**Information:**
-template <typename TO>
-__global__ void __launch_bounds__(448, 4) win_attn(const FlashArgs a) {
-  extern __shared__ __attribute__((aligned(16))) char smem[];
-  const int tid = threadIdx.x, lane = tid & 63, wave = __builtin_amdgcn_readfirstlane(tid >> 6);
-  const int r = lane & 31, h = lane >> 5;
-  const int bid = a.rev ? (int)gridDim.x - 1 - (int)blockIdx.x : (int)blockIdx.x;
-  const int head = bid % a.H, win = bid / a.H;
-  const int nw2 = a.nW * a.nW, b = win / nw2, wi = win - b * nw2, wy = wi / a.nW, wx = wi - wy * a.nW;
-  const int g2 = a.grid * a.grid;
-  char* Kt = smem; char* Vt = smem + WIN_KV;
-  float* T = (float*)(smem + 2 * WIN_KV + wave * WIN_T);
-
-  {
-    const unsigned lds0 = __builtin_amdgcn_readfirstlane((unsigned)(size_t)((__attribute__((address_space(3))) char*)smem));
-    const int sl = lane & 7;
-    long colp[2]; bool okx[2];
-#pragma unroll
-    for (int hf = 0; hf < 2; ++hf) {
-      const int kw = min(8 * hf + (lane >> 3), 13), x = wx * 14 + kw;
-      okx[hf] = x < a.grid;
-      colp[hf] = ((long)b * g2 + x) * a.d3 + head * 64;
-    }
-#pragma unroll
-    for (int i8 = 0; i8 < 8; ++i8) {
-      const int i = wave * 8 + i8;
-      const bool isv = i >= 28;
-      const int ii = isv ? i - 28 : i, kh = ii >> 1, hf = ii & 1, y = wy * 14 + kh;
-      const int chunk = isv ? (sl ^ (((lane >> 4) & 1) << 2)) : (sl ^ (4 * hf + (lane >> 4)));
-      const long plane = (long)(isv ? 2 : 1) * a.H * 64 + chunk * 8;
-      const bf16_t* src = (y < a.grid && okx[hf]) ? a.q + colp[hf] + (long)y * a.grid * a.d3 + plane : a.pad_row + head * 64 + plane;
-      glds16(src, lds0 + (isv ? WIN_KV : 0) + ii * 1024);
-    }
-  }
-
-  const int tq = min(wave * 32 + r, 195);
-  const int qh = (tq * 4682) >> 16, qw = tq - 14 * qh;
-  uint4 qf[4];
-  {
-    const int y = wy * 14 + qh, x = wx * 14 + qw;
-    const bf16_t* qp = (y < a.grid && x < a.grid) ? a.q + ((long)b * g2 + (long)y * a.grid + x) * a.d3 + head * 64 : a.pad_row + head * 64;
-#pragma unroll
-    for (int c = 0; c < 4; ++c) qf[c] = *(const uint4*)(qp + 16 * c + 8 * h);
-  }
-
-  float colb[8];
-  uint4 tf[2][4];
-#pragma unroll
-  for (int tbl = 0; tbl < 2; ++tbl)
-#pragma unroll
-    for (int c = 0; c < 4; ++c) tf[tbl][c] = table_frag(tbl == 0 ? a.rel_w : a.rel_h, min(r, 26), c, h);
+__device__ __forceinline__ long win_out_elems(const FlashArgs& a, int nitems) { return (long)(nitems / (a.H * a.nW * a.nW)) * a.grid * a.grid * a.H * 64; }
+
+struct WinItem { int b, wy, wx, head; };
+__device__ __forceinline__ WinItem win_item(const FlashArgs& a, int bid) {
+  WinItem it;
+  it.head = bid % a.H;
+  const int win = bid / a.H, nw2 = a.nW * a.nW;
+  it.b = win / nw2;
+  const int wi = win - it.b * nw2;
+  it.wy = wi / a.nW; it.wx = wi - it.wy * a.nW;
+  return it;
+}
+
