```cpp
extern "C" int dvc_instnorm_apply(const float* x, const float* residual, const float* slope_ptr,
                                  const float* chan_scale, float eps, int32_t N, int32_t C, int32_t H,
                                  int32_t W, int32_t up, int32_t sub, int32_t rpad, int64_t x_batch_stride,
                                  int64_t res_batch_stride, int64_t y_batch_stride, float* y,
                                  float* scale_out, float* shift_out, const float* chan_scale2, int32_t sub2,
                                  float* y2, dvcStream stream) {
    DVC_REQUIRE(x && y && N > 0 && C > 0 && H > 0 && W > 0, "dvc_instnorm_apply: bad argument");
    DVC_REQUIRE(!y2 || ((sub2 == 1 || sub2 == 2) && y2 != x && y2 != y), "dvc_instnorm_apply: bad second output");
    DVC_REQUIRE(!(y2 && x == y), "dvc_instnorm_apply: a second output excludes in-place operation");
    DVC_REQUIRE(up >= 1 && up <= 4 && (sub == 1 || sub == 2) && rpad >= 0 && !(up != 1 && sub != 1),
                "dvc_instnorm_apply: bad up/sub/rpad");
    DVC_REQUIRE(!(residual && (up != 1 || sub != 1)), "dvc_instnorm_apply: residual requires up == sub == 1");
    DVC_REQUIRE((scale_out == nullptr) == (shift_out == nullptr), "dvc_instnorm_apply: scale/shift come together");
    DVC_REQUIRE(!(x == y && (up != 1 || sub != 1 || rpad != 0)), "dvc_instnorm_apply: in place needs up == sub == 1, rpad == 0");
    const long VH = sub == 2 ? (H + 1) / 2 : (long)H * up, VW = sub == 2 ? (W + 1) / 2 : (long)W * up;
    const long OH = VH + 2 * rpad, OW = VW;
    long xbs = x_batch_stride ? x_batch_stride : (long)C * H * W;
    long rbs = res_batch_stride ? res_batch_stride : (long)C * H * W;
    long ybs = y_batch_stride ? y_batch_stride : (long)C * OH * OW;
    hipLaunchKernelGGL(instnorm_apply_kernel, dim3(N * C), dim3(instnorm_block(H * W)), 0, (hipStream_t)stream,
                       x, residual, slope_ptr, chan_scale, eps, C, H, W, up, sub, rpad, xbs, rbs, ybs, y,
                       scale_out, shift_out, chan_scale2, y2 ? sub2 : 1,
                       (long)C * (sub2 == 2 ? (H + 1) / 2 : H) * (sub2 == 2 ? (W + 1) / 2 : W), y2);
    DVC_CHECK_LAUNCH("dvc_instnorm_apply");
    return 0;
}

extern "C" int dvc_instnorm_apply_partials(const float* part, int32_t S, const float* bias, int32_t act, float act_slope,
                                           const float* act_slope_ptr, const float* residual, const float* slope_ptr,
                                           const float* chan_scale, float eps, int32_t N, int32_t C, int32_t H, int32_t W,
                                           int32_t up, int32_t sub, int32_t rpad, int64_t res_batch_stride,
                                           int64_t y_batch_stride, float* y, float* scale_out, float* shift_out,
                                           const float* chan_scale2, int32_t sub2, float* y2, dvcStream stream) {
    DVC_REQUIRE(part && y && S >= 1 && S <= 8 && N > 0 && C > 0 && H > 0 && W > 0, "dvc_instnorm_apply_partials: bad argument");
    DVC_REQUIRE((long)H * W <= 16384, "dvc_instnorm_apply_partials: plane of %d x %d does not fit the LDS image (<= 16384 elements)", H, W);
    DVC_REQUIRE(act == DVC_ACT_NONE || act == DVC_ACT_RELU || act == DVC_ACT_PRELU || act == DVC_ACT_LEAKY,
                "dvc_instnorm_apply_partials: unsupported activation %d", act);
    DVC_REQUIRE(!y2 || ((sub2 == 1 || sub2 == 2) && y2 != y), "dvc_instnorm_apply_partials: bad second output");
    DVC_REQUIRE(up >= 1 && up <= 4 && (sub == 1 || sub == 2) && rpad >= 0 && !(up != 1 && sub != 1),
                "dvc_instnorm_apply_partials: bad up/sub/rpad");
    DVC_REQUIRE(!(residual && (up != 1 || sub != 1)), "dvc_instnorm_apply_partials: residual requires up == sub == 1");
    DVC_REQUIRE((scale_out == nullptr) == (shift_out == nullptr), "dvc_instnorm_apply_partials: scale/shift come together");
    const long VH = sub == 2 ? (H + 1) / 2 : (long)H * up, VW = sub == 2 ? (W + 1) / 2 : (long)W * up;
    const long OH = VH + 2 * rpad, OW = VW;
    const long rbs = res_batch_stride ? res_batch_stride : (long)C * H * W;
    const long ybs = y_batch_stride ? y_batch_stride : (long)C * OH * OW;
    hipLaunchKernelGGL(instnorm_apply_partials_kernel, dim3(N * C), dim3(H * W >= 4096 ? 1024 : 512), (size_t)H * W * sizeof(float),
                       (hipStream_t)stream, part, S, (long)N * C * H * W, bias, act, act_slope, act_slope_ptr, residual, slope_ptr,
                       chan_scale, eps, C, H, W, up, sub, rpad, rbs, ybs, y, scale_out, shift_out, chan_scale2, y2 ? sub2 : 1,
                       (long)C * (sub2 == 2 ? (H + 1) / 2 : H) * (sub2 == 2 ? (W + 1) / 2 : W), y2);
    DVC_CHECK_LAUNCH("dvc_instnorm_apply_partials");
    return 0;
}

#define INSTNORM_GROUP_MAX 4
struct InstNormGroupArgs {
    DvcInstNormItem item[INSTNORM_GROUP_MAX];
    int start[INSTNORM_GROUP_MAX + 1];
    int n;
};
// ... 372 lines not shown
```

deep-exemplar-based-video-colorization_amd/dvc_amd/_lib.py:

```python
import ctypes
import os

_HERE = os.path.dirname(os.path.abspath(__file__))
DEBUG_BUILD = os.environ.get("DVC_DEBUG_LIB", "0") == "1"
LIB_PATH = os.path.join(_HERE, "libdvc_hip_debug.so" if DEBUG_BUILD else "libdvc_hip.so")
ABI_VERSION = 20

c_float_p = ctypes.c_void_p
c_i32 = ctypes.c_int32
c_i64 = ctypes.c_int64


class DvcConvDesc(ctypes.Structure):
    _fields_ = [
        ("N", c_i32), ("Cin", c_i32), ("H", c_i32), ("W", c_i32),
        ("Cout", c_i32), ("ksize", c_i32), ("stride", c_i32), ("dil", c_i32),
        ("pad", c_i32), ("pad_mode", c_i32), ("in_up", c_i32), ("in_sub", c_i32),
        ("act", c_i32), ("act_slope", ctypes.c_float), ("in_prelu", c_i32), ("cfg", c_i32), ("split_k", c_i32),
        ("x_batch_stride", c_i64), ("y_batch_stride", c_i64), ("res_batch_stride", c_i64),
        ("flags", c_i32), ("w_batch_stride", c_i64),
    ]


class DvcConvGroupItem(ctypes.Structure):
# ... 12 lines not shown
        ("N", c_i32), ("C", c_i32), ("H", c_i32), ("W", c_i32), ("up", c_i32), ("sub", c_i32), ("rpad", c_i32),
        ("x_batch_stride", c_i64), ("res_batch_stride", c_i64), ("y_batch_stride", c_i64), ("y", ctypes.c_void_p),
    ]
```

**Task description:**
Reproduce every line of the entries above, unchanged, from the very first one down to and including the line containing "min(r, 26), c, h);".

**Response below:**
-template <typename TO>
-__global__ void __launch_bounds__(448, 4) win_attn(const FlashArgs a) {
-  extern __shared__ __attribute__((aligned(16))) char smem[];
-  const int tid = threadIdx.x, lane = tid & 63, wave = __builtin_amdgcn_readfirstlane(tid >> 6);
-  const int r = lane & 31, h = lane >> 5;
-  const int bid = a.rev ? (int)gridDim.x - 1 - (int)blockIdx.x : (int)blockIdx.x;
-  const int head = bid % a.H, win = bid / a.H;
-  const int nw2 = a.nW * a.nW, b = win / nw2, wi = win - b * nw2, wy = wi / a.nW, wx = wi - wy * a.nW;
-  const int g2 = a.grid * a.grid;
-  char* Kt = smem; char* Vt = smem + WIN_KV;
-  float* T = (float*)(smem + 2 * WIN_KV + wave * WIN_T);
-
-  {
-    const unsigned lds0 = __builtin_amdgcn_readfirstlane((unsigned)(size_t)((__attribute__((address_space(3))) char*)smem));
-    const int sl = lane & 7;
-    long colp[2]; bool okx[2];
-#pragma unroll
-    for (int hf = 0; hf < 2; ++hf) {
-      const int kw = min(8 * hf + (lane >> 3), 13), x = wx * 14 + kw;
-      okx[hf] = x < a.grid;
-      colp[hf] = ((long)b * g2 + x) * a.d3 + head * 64;
-    }
-#pragma unroll
-    for (int i8 = 0; i8 < 8; ++i8) {
-      const int i = wave * 8 + i8;
-      const bool isv = i >= 28;
-      const int ii = isv ? i - 28 : i, kh = ii >> 1, hf = ii & 1, y = wy * 14 + kh;
-      const int chunk = isv ? (sl ^ (((lane >> 4) & 1) << 2)) : (sl ^ (4 * hf + (lane >> 4)));
-      const long plane = (long)(isv ? 2 : 1) * a.H * 64 + chunk * 8;
-      const bf16_t* src = (y < a.grid && okx[hf]) ? a.q + colp[hf] + (long)y * a.grid * a.d3 + plane : a.pad_row + head * 64 + plane;
-      glds16(src, lds0 + (isv ? WIN_KV : 0) + ii * 1024);
-    }
-  }
-
-  const int tq = min(wave * 32 + r, 195);
-  const int qh = (tq * 4682) >> 16, qw = tq - 14 * qh;
-  uint4 qf[4];
-  {
-    const int y = wy * 14 + qh, x = wx * 14 + qw;
-    const bf16_t* qp = (y < a.grid && x < a.grid) ? a.q + ((long)b * g2 + (long)y * a.grid + x) * a.d3 + head * 64 : a.pad_row + head * 64;
-#pragma unroll
-    for (int c = 0; c < 4; ++c) qf[c] = *(const uint4*)(qp + 16 * c + 8 * h);
-  }
-
-  float colb[8];
-  uint4 tf[2][4];
-#pragma unroll
-  for (int tbl = 0; tbl < 2; ++tbl)
-#pragma unroll
-    for (int c = 0; c < 4; ++c) tf[tbl][c] = table_frag(tbl == 0 ? a.rel_w : a.rel_h, min(r, 26), c, h);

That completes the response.